There are a few inherited properties whose effects are obviously noticeable:


The Colors (and Patterns) tab for a field object.

Color and Pattern

When these properties are not set for an object they are determined by inheritance from parent objects. There are many colors that may be chosen for any given object, and there are several different aspects of the object you can select colors for. The most common properties you might want to change for an object are the foreground (text, border) and the background (interior fill). For most objects the foreground color determines the color of the text being displayed by the object, or the color of the stroke or border of the object. The fill color, of course, indicates the interior color of the object itself. There are variations between objects and within object types, which you will readily see as you experiment with color settings. Once a color has been set for an object, you can clear the color value by right-clicking on the color property box and choosing Reset to default. When you clear a color property the object will again inherit that property setting through the object hierarchy.

In this tab you can also choose patterns to fill the background or other color areas of the object. The pattern selection boxes are in the righthand column, while the boxes in the lefthand column are for selecting colors. Note that you can only have a color or a pattern selected for any given fill property. For instance, selecting a background color for an object will supercede any pattern fill for that object’s background.


The Text Formatting property pane for a field object.

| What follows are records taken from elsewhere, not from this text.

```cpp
__global__ __launch_bounds__(512) void sla_c64_context_part_kernel(const float* __restrict__ x, int HW,
                                                                   const unsigned short* __restrict__ wqkv_s, float eps,
                                                                   float* __restrict__ part, int ns, int per) {
    __shared__ __attribute__((aligned(16))) unsigned char Ps[2][12288];
    const int tid = threadIdx.x;
    const int h = tid >> 6, lane = tid & 63;
    const int l31 = lane & 31, half = lane >> 5;
    const int f = blockIdx.x / ns, sl = blockIdx.x - f * ns;
    const float* xf = x + (long)f * HW * C;
    const int ntiles = (HW + 31) >> 5;
    const int tA = sl * per, tB = min(ntiles, tA + per);

    bf16x8 wk[4][3], wv[4][3];
#pragma unroll
    for (int kc = 0; kc < 4; ++kc)
#pragma unroll
        for (int pl = 0; pl < 3; ++pl) {
            const size_t base = ((size_t)((kc * 3 + pl) * 2 + half) * QKVN) * 8;
            wk[kc][pl] = *reinterpret_cast<const bf16x8*>(wqkv_s + base + (size_t)(HEADS * DH + h * DH + l31) * 8);
            wv[kc][pl] = *reinterpret_cast<const bf16x8*>(wqkv_s + base + (size_t)(2 * HEADS * DH + h * DH + l31) * 8);
        }

    f32x16 ctx = zero16();
    float den = 0.f, mx = -3.0e38f;
    f32x4 vnext = {0.f, 0.f, 0.f, 0.f};
    if (tA < tB) stage_store(stage_load(xf, 32 * tA, HW, tid), 32 * tA, HW, eps, Ps[0], tid);
    if (tA + 1 < tB) vnext = stage_load(xf, 32 * (tA + 1), HW, tid);
    __syncthreads();
    f32x16 kt, vt;
    auto post = [&](int t) {
        if (32 * t + 32 <= HW) sla_ctx_post<true>(kt, vt, t, HW, half, ctx, den, mx);
        else sla_ctx_post<false>(kt, vt, t, HW, half, ctx, den, mx);
    };
    if (h < 4) {
        for (int t = tA; t < tB; ++t) {
            const f32x4 vcur = vnext;
            if (t + 2 < tB) vnext = stage_load(xf, 32 * (t + 2), HW, tid);
            sla_ctx_proj(Ps[(t - tA) & 1], l31, half, wk, wv, kt, vt);
            post(t);
            if (t + 1 < tB) stage_store(vcur, 32 * (t + 1), HW, eps, Ps[(t + 1 - tA) & 1], tid);
            __syncthreads();
        }
    } else {
        for (int t = tA; t < tB; ++t) {
            const f32x4 vcur = vnext;
            if (t + 2 < tB) vnext = stage_load(xf, 32 * (t + 2), HW, tid);
            if (t > tA) post(t - 1);
            if (t + 1 < tB) stage_store(vcur, 32 * (t + 1), HW, eps, Ps[(t + 1 - tA) & 1], tid);
            sla_ctx_proj(Ps[(t - tA) & 1], l31, half, wk, wv, kt, vt);
            __syncthreads();
        }
        if (tA < tB) post(tB - 1);
    }
    den += __shfl_xor(den, 32, 64);
    float* P = part + ((long)f * ns + sl) * SLA_PART;
#pragma unroll
    for (int r = 0; r < 16; ++r) {
        const int d = (r & 3) + 8 * (r >> 2) + 4 * half;
        P[h * (DH * DH) + d * DH + l31] = ctx[r];
    }
    if (half == 0) {
        P[HEADS * DH * DH + h * DH + l31] = den;
        P[HEADS * DH * DH + HEADS * DH + h * DH + l31] = mx;
    }
}

__global__ __launch_bounds__(512) void sla_c64_context_merge_kernel(const float* __restrict__ part, int ns,
                                                                    const float* __restrict__ wout, float* __restrict__ Mout) {
    __shared__ __attribute__((aligned(16))) float cT[HEADS][32 * 36];
    const int tid = threadIdx.x;
    const int h = tid >> 6, lane = tid & 63;
    const int l31 = lane & 31, half = lane >> 5;
    const int f = blockIdx.x;
    const float* P0 = part + (long)f * ns * SLA_PART;
    float* ct = cT[h];
    constexpr int OD = HEADS * DH * DH, OM = OD + HEADS * DH;
    float m[16], den[16], acc[16];
#pragma unroll
    for (int i = 0; i < 16; ++i) { m[i] = -3.0e38f; den[i] = 0.f; acc[i] = 0.f; }
    for (int sl = 0; sl < ns; ++sl) {
        const float* P = P0 + (long)sl * SLA_PART;
#pragma unroll
        for (int i = 0; i < 16; ++i) m[i] = fmaxf(m[i], P[OM + h * DH + 2 * i + half]);
    }
    for (int sl = 0; sl < ns; ++sl) {
        const float* P = P0 + (long)sl * SLA_PART;
#pragma unroll
        for (int i = 0; i < 16; ++i) {
            const int d = 2 * i + half;
            const float a = __builtin_amdgcn_exp2f(P[OM + h * DH + d] - m[i]);
            den[i] += a * P[OD + h * DH + d];
            acc[i] += a * P[h * (DH * DH) + d * DH + l31];
        }
    }
#pragma unroll
    for (int i = 0; i < 16; ++i) ct[(2 * i + half) * 36 + l31] = acc[i] * (1.0f / den[i]);
    __syncthreads();
#pragma unroll
    for (int nt = 0; nt < 2; ++nt) {
        f32x16 m = zero16();
#pragma unroll
        for (int c = 0; c < 4; ++c) {
            const f32x4 a4 = *reinterpret_cast<const f32x4*>(ct + l31 * 36 + 8 * c + 4 * half);
            const f32x4 b4 = *reinterpret_cast<const f32x4*>(wout + ((size_t)(h * 8 + 2 * c + half) * C + 32 * nt + l31) * 4);
#pragma unroll
            for (int s = 0; s < 4; ++s) m = __builtin_amdgcn_mfma_f32_32x32x2f32(a4[s], b4[s], m, 0, 0, 0);
        }
        float* mo = Mout + (long)f * (HEADS * 8 * C * 4);
#pragma unroll
        for (int g = 0; g < 4; ++g)
            *reinterpret_cast<f32x4*>(mo + ((size_t)(h * 8 + 2 * g + half) * C + 32 * nt + l31) * 4) =
                f32x4{m[4 * g], m[4 * g + 1], m[4 * g + 2], m[4 * g + 3]};
    }
}

int sla_ncu() {
    static int ncu = 0;
    if (!ncu) {
        int dev = 0, n = 0;
        if (hipGetDevice(&dev) != hipSuccess || hipDeviceGetAttribute(&n, hipDeviceAttributeMultiprocessorCount, dev) != hipSuccess || n <= 0)
            n = 256;
        ncu = n;
    }
    return ncu;
}

int sla_slices(int F, int HW) {
    const int ntiles = (HW + 31) / 32, ncu = sla_ncu();
    int best = 1;
    double bc = 1e30;
    for (int ns = 1; ns <= 8 && (ns == 1 || ntiles / ns >= 8); ++ns) {
        const double c = (double)(((long)F * ns + ncu - 1) / ncu) / ns + 0.01 * ns;
        if (c < bc - 1e-9) { bc = c; best = ns; }
    }
    return best;
}

}

extern "C" long dawn_sla_ws_floats(int F, int HW, int split) {
    return (long)F * (HEADS * 8 * C * 4) + (split ? (long)F * sla_slices(F, HW) * SLA_PART : 0);
}

extern "C" int dawn_sla_layer_c64(const float* x, int F, int HW, const float* wqkv, const void* wqkv_bf3,
                                  const float* wout, const float* bias, float eps, float* M_ws, float* out,
                                  void* stream) {
    if (F <= 0 || HW <= 0) return 0;
    hipStream_t s = (hipStream_t)stream;
    if (wqkv_bf3) {
        const int ns = sla_slices(F, HW), nt = (HW + 31) / 32;
        float* part = M_ws + (size_t)F * (HEADS * 8 * C * 4);
        hipLaunchKernelGGL(sla_c64_context_part_kernel, dim3(F * ns), dim3(512), 0, s, x, HW, (const unsigned short*)wqkv_bf3, eps,
                           part, ns, (nt + ns - 1) / ns);
        hipLaunchKernelGGL(sla_c64_context_merge_kernel, dim3(F), dim3(512), 0, s, part, ns, wout, M_ws);
    } else
        hipLaunchKernelGGL(sla_c64_context_kernel, dim3(F), dim3(512), 0, s, x, HW, wqkv, wout, eps, M_ws);
    const int ntiles = (HW + 31) / 32;
    if (wqkv_bf3) {
        const int ncu = sla_ncu();
        const long total = (long)F * ntiles;
        const int per = (int)((total + ncu - 1) / ncu);
        const int nblk = (int)((total + per - 1) / per);
#ifdef DAWN_SLA_OUT_FP32
        constexpr bool OUTB = false;
#else
        constexpr bool OUTB = true;
#endif
        const int lds = 160 * 1024;
        (void)hipFuncSetAttribute((const void*)sla_c64_apply_bf16_kernel<OUTB>, hipFuncAttributeMaxDynamicSharedMemorySize, lds);
        hipLaunchKernelGGL(sla_c64_apply_bf16_kernel<OUTB>, dim3(nblk), dim3(512), lds, s, x, HW, F, (const unsigned short*)wqkv_bf3,
                           M_ws, bias, eps, out, per);
    } else {
        const int nsplit = (ntiles >= 64) ? 2 : 1;
        const int lds = (16 * 256 * 4 + 64 * 64 * 4) * 4;
        (void)hipFuncSetAttribute((const void*)sla_c64_apply_kernel, hipFuncAttributeMaxDynamicSharedMemorySize, lds);
        hipLaunchKernelGGL(sla_c64_apply_kernel, dim3(F * nsplit), dim3(512), lds, s, x, HW, wqkv, M_ws, bias, eps, out,
                           nsplit);
    }
    DAWN_LAUNCH_CHECK();
    return 0;
}
```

The properties in the Text tab determine how the text for the object is displayed (i.e. font, size, alignment within the object, etc. You can also change the margins surrounding the text in an object. As mentioned before, when these properties are set for stack, card, and group objects, these settings inherited by all child objects in their hierarchies, assuming those properties have not been set for the child objects.

As hinted at previously, there are so many other properties that we cannot adequately cover them here without causing you drastic overload. Please take the time to experiment with the various objects and determine how these and other properties alter the appearance and function of the various objects.